=== WHAT TO PRODUCE ===
Below are records; copy every line among them that contains the word "memory".

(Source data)

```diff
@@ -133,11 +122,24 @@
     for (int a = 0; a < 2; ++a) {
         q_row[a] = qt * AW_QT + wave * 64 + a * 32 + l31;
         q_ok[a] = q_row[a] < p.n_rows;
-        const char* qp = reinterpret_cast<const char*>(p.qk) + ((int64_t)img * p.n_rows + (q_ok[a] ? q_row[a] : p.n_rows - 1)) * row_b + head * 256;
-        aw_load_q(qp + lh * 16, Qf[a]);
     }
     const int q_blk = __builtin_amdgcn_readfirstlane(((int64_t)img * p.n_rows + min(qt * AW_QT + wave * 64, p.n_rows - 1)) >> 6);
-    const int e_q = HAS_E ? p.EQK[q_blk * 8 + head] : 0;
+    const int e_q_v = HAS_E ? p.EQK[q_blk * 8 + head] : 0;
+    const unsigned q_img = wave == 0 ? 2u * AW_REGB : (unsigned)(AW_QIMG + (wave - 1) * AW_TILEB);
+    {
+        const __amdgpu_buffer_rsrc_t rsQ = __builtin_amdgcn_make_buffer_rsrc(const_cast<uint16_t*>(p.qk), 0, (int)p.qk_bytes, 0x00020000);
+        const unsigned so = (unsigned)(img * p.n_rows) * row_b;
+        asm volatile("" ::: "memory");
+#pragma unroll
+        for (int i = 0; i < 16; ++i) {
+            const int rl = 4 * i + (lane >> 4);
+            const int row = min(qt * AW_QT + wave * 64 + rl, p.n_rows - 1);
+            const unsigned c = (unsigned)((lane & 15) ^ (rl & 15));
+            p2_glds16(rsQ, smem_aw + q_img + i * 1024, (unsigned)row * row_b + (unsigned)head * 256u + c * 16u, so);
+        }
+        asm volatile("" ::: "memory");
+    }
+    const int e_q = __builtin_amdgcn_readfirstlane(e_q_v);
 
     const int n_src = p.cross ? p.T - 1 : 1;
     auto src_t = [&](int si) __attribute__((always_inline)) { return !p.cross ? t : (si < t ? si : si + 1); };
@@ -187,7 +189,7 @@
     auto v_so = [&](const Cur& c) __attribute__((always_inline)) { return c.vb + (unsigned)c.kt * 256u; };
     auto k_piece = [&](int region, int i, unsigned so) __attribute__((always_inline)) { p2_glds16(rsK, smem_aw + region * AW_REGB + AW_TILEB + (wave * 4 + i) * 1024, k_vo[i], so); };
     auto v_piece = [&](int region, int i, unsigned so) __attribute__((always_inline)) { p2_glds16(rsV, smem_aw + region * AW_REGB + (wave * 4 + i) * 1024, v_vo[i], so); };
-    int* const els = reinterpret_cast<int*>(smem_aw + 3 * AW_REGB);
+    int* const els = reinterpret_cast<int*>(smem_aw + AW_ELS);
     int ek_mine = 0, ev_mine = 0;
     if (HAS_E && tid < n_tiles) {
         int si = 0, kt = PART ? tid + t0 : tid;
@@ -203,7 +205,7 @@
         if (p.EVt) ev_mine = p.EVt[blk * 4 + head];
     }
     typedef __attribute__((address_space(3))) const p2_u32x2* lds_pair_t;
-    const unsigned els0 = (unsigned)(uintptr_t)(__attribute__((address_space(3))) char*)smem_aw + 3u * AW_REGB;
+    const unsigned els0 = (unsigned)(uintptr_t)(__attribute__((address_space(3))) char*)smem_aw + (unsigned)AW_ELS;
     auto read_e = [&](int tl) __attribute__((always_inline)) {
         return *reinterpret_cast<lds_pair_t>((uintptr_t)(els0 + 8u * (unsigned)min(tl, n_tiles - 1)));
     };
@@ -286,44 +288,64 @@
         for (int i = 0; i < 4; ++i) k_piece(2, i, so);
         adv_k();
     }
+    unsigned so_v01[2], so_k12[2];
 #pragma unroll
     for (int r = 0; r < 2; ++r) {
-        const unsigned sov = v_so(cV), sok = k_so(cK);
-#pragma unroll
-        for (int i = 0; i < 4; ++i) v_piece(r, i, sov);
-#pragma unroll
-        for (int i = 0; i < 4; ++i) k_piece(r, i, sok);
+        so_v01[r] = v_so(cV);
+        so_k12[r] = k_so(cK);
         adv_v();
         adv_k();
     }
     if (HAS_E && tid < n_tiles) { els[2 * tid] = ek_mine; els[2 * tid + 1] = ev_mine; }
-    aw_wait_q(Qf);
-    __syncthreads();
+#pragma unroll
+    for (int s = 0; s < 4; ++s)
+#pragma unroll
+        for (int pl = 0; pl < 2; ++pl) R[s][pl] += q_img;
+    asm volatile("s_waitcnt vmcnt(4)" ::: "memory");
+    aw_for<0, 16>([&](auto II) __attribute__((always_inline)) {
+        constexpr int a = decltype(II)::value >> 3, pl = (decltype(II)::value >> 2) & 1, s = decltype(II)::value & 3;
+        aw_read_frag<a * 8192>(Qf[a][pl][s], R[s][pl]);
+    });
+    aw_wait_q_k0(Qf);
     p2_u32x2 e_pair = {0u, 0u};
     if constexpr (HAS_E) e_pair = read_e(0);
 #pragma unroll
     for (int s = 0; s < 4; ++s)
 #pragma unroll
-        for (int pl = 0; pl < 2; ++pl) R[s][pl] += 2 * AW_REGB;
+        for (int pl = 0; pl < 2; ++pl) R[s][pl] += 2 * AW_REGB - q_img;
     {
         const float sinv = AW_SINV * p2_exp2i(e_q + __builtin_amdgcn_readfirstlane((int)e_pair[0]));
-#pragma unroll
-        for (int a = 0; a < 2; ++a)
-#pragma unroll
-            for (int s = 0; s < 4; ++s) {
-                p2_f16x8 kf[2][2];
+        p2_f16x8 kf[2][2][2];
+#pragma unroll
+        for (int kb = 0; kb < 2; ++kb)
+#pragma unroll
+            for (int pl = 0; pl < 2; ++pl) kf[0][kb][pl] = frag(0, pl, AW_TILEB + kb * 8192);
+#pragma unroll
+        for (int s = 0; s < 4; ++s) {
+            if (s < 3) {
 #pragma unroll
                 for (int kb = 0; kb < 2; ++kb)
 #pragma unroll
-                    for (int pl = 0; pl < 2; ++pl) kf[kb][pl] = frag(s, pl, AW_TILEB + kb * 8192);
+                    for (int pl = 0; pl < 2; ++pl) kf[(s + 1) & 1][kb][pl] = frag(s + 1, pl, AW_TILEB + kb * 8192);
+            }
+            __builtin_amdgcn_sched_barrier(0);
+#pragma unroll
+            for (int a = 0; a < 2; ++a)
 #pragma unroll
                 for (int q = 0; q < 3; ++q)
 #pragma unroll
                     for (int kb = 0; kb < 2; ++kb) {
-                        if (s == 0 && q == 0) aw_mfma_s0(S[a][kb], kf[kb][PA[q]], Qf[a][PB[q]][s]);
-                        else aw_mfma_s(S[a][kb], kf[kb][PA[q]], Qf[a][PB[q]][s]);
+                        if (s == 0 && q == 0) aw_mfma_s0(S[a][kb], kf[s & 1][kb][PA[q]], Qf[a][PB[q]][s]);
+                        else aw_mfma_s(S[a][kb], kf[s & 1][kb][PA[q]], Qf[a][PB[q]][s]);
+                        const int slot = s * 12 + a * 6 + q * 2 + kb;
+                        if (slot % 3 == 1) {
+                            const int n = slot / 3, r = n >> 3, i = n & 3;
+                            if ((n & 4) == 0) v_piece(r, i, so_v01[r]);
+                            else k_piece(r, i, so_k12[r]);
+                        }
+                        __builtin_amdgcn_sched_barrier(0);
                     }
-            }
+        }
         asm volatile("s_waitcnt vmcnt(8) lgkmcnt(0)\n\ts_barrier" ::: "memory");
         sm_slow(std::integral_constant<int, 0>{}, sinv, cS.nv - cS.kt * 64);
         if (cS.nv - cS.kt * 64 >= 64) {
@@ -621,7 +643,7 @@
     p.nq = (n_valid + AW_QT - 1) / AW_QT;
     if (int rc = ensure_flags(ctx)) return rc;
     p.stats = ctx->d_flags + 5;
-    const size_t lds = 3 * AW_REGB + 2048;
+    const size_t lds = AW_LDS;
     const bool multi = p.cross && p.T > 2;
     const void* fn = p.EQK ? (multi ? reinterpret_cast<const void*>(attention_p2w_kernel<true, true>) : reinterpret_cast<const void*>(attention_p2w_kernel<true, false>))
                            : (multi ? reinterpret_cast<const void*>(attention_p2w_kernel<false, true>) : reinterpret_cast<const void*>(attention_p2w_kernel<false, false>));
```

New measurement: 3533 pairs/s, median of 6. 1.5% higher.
==
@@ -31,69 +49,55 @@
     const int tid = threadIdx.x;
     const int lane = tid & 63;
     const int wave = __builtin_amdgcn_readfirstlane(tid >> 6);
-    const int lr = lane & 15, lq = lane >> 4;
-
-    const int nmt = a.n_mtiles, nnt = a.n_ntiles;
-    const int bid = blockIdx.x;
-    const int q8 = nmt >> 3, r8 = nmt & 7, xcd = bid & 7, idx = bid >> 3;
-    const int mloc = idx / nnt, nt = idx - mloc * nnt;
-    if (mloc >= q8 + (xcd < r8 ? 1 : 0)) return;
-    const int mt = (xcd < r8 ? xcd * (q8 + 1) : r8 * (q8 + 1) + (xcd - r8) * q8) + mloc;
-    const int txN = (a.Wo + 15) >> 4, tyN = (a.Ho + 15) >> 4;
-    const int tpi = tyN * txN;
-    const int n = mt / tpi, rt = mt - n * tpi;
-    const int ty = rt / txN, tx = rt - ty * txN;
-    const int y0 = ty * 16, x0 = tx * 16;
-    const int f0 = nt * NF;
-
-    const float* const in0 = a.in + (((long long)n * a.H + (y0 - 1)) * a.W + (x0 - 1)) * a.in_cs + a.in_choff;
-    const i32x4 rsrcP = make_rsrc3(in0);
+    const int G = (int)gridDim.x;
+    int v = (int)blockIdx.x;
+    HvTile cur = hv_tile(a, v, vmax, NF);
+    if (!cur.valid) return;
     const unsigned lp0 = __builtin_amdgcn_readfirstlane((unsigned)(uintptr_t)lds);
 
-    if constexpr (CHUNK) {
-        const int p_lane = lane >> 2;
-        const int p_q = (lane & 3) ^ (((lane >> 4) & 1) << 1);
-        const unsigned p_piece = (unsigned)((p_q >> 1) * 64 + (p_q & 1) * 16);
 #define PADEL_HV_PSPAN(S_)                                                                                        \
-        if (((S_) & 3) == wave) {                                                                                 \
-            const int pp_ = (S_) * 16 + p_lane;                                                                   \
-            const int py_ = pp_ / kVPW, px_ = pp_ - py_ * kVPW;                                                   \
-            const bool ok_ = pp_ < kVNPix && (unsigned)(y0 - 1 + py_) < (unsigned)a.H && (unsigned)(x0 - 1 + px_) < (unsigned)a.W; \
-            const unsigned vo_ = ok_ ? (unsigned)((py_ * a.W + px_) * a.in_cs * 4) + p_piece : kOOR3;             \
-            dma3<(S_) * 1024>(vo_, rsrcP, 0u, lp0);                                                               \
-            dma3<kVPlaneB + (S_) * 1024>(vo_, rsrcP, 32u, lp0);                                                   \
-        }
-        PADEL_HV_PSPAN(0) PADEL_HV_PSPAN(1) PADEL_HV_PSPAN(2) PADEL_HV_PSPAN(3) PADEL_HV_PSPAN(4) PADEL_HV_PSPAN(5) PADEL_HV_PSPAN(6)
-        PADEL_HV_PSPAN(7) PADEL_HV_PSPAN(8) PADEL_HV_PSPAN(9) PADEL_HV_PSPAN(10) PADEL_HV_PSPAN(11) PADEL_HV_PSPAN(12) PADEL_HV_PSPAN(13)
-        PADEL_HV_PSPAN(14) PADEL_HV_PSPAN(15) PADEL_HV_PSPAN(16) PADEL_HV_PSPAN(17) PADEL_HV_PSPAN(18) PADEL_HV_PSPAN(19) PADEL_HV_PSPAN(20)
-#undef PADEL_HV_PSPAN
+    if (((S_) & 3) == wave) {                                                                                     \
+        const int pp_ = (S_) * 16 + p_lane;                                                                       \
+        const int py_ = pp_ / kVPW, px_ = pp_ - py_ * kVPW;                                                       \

=== RESULT BELOW ===
+        asm volatile("" ::: "memory");
+        asm volatile("" ::: "memory");
+    asm volatile("s_waitcnt vmcnt(4)" ::: "memory");
         asm volatile("s_waitcnt vmcnt(8) lgkmcnt(0)\n\ts_barrier" ::: "memory");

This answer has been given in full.